Nevils wrote that she told “10 or 12 people” versions of what happened that she described as “sanitized” and “idealized,” saying she did not frame it as anything other than her choice at the time. She wrote that friends’ reactions and advice — including urging her to leave NBC — stayed with her, and that it took years, along with a broader national reckoning around sexual misconduct, before she labeled her experience as assault.
Complaint, Firing, and Aftermath
Nevils wrote that she learned reporters from “two different publications, Variety and the Times,” were investigating Lauer and that she believed it was only a matter of time before her experience became public. She said she filed a complaint believing it would remain confidential.
She wrote that Lauer was questioned the next day and was fired that night by then–NBC News chairman Andrew Lack. She said additional allegations were published shortly afterward and that reporters began contacting her directly.
Nevils wrote that she took a leave of absence from NBC, where she had been working as a prime-time news producer, and that the leave would “ultimately prove permanent.” She described a period of severe emotional decline, writing that she became “compulsive, paranoid, and drinking all the time,” and later said she was hospitalized in a psychiatric ward, believing she had ruined her life and the lives of people she cared about.

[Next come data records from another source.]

def _engine_graph(dataset, cutoff_l, cutoff_g, flow, x_raw, batch, pos, edge_index, n_graphs, need_grad, knn_k,
                  with_triplets, n_types, sizes, default_basis=True, mol_local=False, max_nb=0, aux_tables=True):
    import ctypes
    rna = dataset[:3].lower() == 'rna'
    n = int(batch.numel())
    eg, el, tp = (int(v) for v in sizes)
    if not (ENGINE and batch.is_cuda and n > 0 and min(eg, el, tp) > 0 and batch.dim() == 1 and batch.is_contiguous()
            and batch.dtype in _KINDS):
        return None
    d = lib.GraphDesc()
    d.n, d.n_graphs, d.eg, d.el, d.tp = n, int(n_graphs), eg, el, tp
    d.batch, d.batch_kind = batch.data_ptr(), _KINDS[batch.dtype]
    d.with_triplets, d.knn_k = (1 if with_triplets else 0), int(knn_k)
    d.need_grad = (1 if aux_tables else 2) if need_grad else 0
    d.cutoff_l, d.cutoff_g = float(cutoff_l), float(cutoff_g)
    d.max_neighbors = int(max_nb)
    d.n_types = int(n_types or 0)
    keep = [batch]
    if dataset == 'QM9':
        if pos is None or edge_index is None or n_types is None:
            return None
        xcol = x_raw.reshape(-1) if (x_raw.dim() == 1 or (x_raw.dim() == 2 and x_raw.size(1) == 1)) else None
        if xcol is None or xcol.dtype not in _KINDS or xcol.numel() != n:
            return None
        if edge_index.dim() != 2 or edge_index.size(0) != 2 or edge_index.dtype not in _KINDS:
            return None
        es, ed = edge_index[0], edge_index[1]
        if not (es.is_contiguous() and ed.is_contiguous()) or int(es.numel()) != el:
            return None
        pos = pos if (pos.dtype == torch.float32 and pos.is_contiguous()) else pos.to(torch.float32).contiguous()
        d.schema, d.n_bonds = 0, el
        d.mol_local = 1 if (mol_local and MOL_LOCAL and not 0 < max_nb <= MOL_ATOMS) else 0
        d.types, d.types_kind, d.types_stride = xcol.data_ptr(), _KINDS[xcol.dtype], (xcol.stride(0) if n > 1 else 1)
        d.pos, d.edge_src, d.edge_dst, d.edge_kind = pos.data_ptr(), es.data_ptr(), ed.data_ptr(), _KINDS[edge_index.dtype]
        keep += [xcol, pos, edge_index]
    else:
        if x_raw.dim() != 2 or x_raw.dtype != torch.float32 or not x_raw.is_contiguous() or x_raw.size(1) < 4:
            return None
        w = int(x_raw.size(1))
        d.rows, d.rows_width, d.n_bonds = x_raw.data_ptr(), w, 0
        if rna:
            if n_types is None or not 1 <= int(knn_k) <= 64:
                return None
            d.schema, d.types, d.types_kind, d.types_stride = 2, x_raw.data_ptr() + 4 * (w - 1), 3, w
            d.aggregate_at_query = 1 if flow == 'target_to_source' else 0
        elif dataset == 'PDBbind':
            if not cutoff_l <= cutoff_g:
                return None
            d.schema = 1
        else:
            return None
        keep.append(x_raw)
    layout = (ctypes.c_int64 * lib.GRAPH_FIELDS)()
    need = ctypes.c_int64(0)
    lib.call('pamnet_graph_plan', ctypes.addressof(d), ctypes.addressof(layout), ctypes.addressof(need))
    dev = batch.device
    arena = torch.empty(int(need.value), dtype=I32, device=dev)
    sbf = torch.empty((tp, 42), dtype=torch.float32, device=dev) if default_basis else None
    lib.call('pamnet_graph_build_i32', ctypes.addressof(d), arena.data_ptr(), lib.ptr(sbf), lib.stream_of(batch))
    F = lib.GF
    g = EngineGraph()
    g._arena, g._layout, g._base, g._inputs = arena, list(layout), arena.data_ptr(), keep
    g.n, g.n_graphs, g.need_grad_built = n, int(n_graphs), bool(need_grad)
    g.sbf, g._sbf_cutoff = sbf, float(cutoff_l)
    g.check = g._view(F['FLAG'], 1)
    g.pos = pos if dataset == 'QM9' else None
    ng = int(n_graphs)
    lazy = {
        'node_graph': lambda: g._view(F['NODE_GRAPH'], n), 'gptr': lambda: g._view(F['GPTR'], ng + 1),
        'types': lambda: g._view(F['TYPES'], n), 'sign': lambda: g._view(F['SIGN'], n, True),
        'loops': lambda: g._view(F['LOOPS'], 1),
        'dist_g': lambda: g._view(F['G_DIST'], eg, True), 'dist_l': lambda: g._view(F['L_DIST'], el, True),
        'tp_angle': lambda: g._view(F['T_ANGLE'], tp, True), 'tp_kind': lambda: g._view(F['T_KIND'], tp),
        'cuts': lambda: g._view(F['CUTS'], 257),
        'glob': lambda: _Facade(g, {'ptr': (F['G_PTR'], n + 1), 'row_of': (F['G_ROW'], eg), 'col': (F['G_COL'], eg)}, eg, n),
        'loc': lambda: _Facade(g, {'ptr': (F['L_PTR'], n + 1), 'row_of': (F['L_ROW'], el), 'col': (F['L_COL'], el)}, el, n),
        'tp': lambda: _Facade(g, {'ptr': (F['T_PTR'], el + 1), 'row_of': (F['T_ROW'], tp), 'col': (F['T_COL'], tp)}, tp, el),
    }
    if dataset != 'QM9':
        lazy['pos'] = lambda: g._view(F['POS'], 3 * n, True).view(n, 3)
        del g.__dict__['pos']
    if need_grad:
        lazy['glob_T'] = lambda: _Facade(g, {'ptr': (F['GT_PTR'], n + 1), 'perm': (F['GT_PERM'], eg)}, eg, n)
        lazy['loc_T'] = lambda: _Facade(g, {'ptr': (F['LT_PTR'], n + 1), 'perm': (F['LT_PERM'], el)}, el, n)
        lazy['tp_T'] = lambda: _Facade(g, {'ptr': (F['TT_PTR'], el + 1), 'perm': (F['TT_PERM'], tp)}, tp, el)
    else:
        g.glob_T = g.loc_T = g.tp_T = _NoTranspose
    g.__dict__['_lazy'] = lazy
    order = ('G_PTR', 'G_ROW', 'G_COL', 'GT_PTR', 'GT_PERM', 'L_PTR', 'L_ROW', 'L_COL', 'LT_PTR', 'LT_PERM',
             'T_PTR', 'T_ROW', 'T_COL', 'TT_PTR', 'TT_PERM', 'CUTS', 'TT_EDGE', 'TT_NODE')
    idx = (ctypes.c_void_p * 18)()
    for k, name in enumerate(order):
        idx[k] = g._addr(F[name])
    g._tables = ((ctypes.c_int64 * 4)(n, eg, el, tp), idx)
    g._sizes = (n, eg, el, tp)
    return g


def _mol_local_graph(g, pos, ing, cutoff_g, with_triplets, need_grad, cutoff_l=None):
    import ctypes
    node_graph, gptr, _, src0, dst0, flag, loops, totals = ing
    dev = pos.device
    free = cutoff_l is not None
    n, ng, m = g.n, g.n_graphs, int(src0.numel())
    st = lib.stream_of(pos)
    mol_tot = _i32(4 * ng, dev)
    wt = 1 if with_triplets else 0
    if free:
        lib.call('pamnet_mol_graph_free_count_i32', lib.ptr(pos), lib.ptr(gptr), n, ng, float(cutoff_l), float(cutoff_g), wt,
                 lib.ptr(mol_tot), lib.ptr(totals), st)
    else:
        lib.call('pamnet_mol_graph_count_i32', lib.ptr(pos), lib.ptr(gptr), n, ng, lib.ptr(src0), lib.ptr(dst0), m,
                 float(cutoff_g), wt, lib.ptr(mol_tot), lib.ptr(totals), st)
    eg, tp, viol, counted, bad, lp_ = host_ints(totals[0], totals[1], totals[2], totals[3], flag, loops)
    if bad:
        _raise_bad_inputs()
    if free:
        m = counted
    if viol or lp_ or counted != m or eg <= 0 or tp <= 0:
        return False
    def carve(sizes):
        offs, tot = [], 0
        for k in sizes:
            offs.append(tot)
            tot += (k + 3) // 4 * 4
        buf = _i32(tot, dev)
        return [buf[o:o + k] for o, k in zip(offs, sizes)]

    (g_ptr, l_ptr, lT_ptr, l_row, l_col, lT_perm, t_ptr, tT_ptr, g_row, g_col, gT_perm, t_row, t_col, t_kind,
     tT_perm) = carve([n + 1] * 3 + [m] * 3 + [m + 1] * 2 + [eg] * 3 + [tp] * 4)
    l_dist, g_dist, t_angle = _f32(m, dev), _f32(eg, dev), _f32(tp, dev)
    o = lib.MolGraphOut()
    o.g_ptr, o.g_row, o.g_col, o.g_dist = g_ptr.data_ptr(), g_row.data_ptr(), g_col.data_ptr(), g_dist.data_ptr()
    o.l_ptr, o.l_row, o.l_col, o.l_dist = l_ptr.data_ptr(), l_row.data_ptr(), l_col.data_ptr(), l_dist.data_ptr()
    o.t_ptr, o.t_row, o.t_col = t_ptr.data_ptr(), t_row.data_ptr(), t_col.data_ptr()
    o.t_angle, o.t_kind = t_angle.data_ptr(), t_kind.data_ptr()
    if need_grad:
        o.gT_perm, o.lT_ptr, o.lT_perm = gT_perm.data_ptr(), lT_ptr.data_ptr(), lT_perm.data_ptr()
        o.tT_ptr, o.tT_perm = tT_ptr.data_ptr(), tT_perm.data_ptr()
    if free:
        lib.call('pamnet_mol_graph_free_fill_i32', lib.ptr(pos), lib.ptr(gptr), n, ng, m, float(cutoff_l), float(cutoff_g), wt,
                 1 if need_grad else 0, lib.ptr(mol_tot), eg, tp, ctypes.addressof(o), st)
    else:
        lib.call('pamnet_mol_graph_fill_i32', lib.ptr(pos), lib.ptr(gptr), n, ng, lib.ptr(src0), lib.ptr(dst0), m,
                 float(cutoff_g), wt, 1 if need_grad else 0, lib.ptr(mol_tot), eg, tp, ctypes.addressof(o), st)
    g.loops = loops
    g.pos = pos
    g.glob, g.dist_g = CSR(g_ptr, g_row, g_col), g_dist
    g.loc, g.dist_l = CSR(l_ptr, l_row, l_col), l_dist
    g.tp = CSR(t_ptr, t_row, t_col)
    g.tp_angle, g.tp_kind = t_angle, t_kind
    g.glob_T = g.loc_T = g.tp_T = _NoTranspose
    if need_grad:
        g.glob_T = _Given(g_ptr, gT_perm, n)
        g.loc_T = _Given(lT_ptr, lT_perm, n)
        g.tp_T = _Given(tT_ptr, tT_perm, max(m, 1))
    return True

Lauer’s Denials and Nevils’ Life Now
In 2019, Lauer denied raping Nevils in a lengthy letter to Variety. He has said he had an “extramarital affair” with her but has maintained that the relationship was “completely consensual,” disputing her account.
Nevils previously shared her experiences in Ronan Farrow’s Catch and Kill: Lies, Spies, and a Conspiracy to Protect Predators in 2019.
In the excerpt, Nevils wrote that she has “painstakingly rebuilt” her life and is now married with two children. She ended with a message to others who feel trapped by shame and isolation, writing that feeling “worthless and unlovable” is “never true” — for anyone.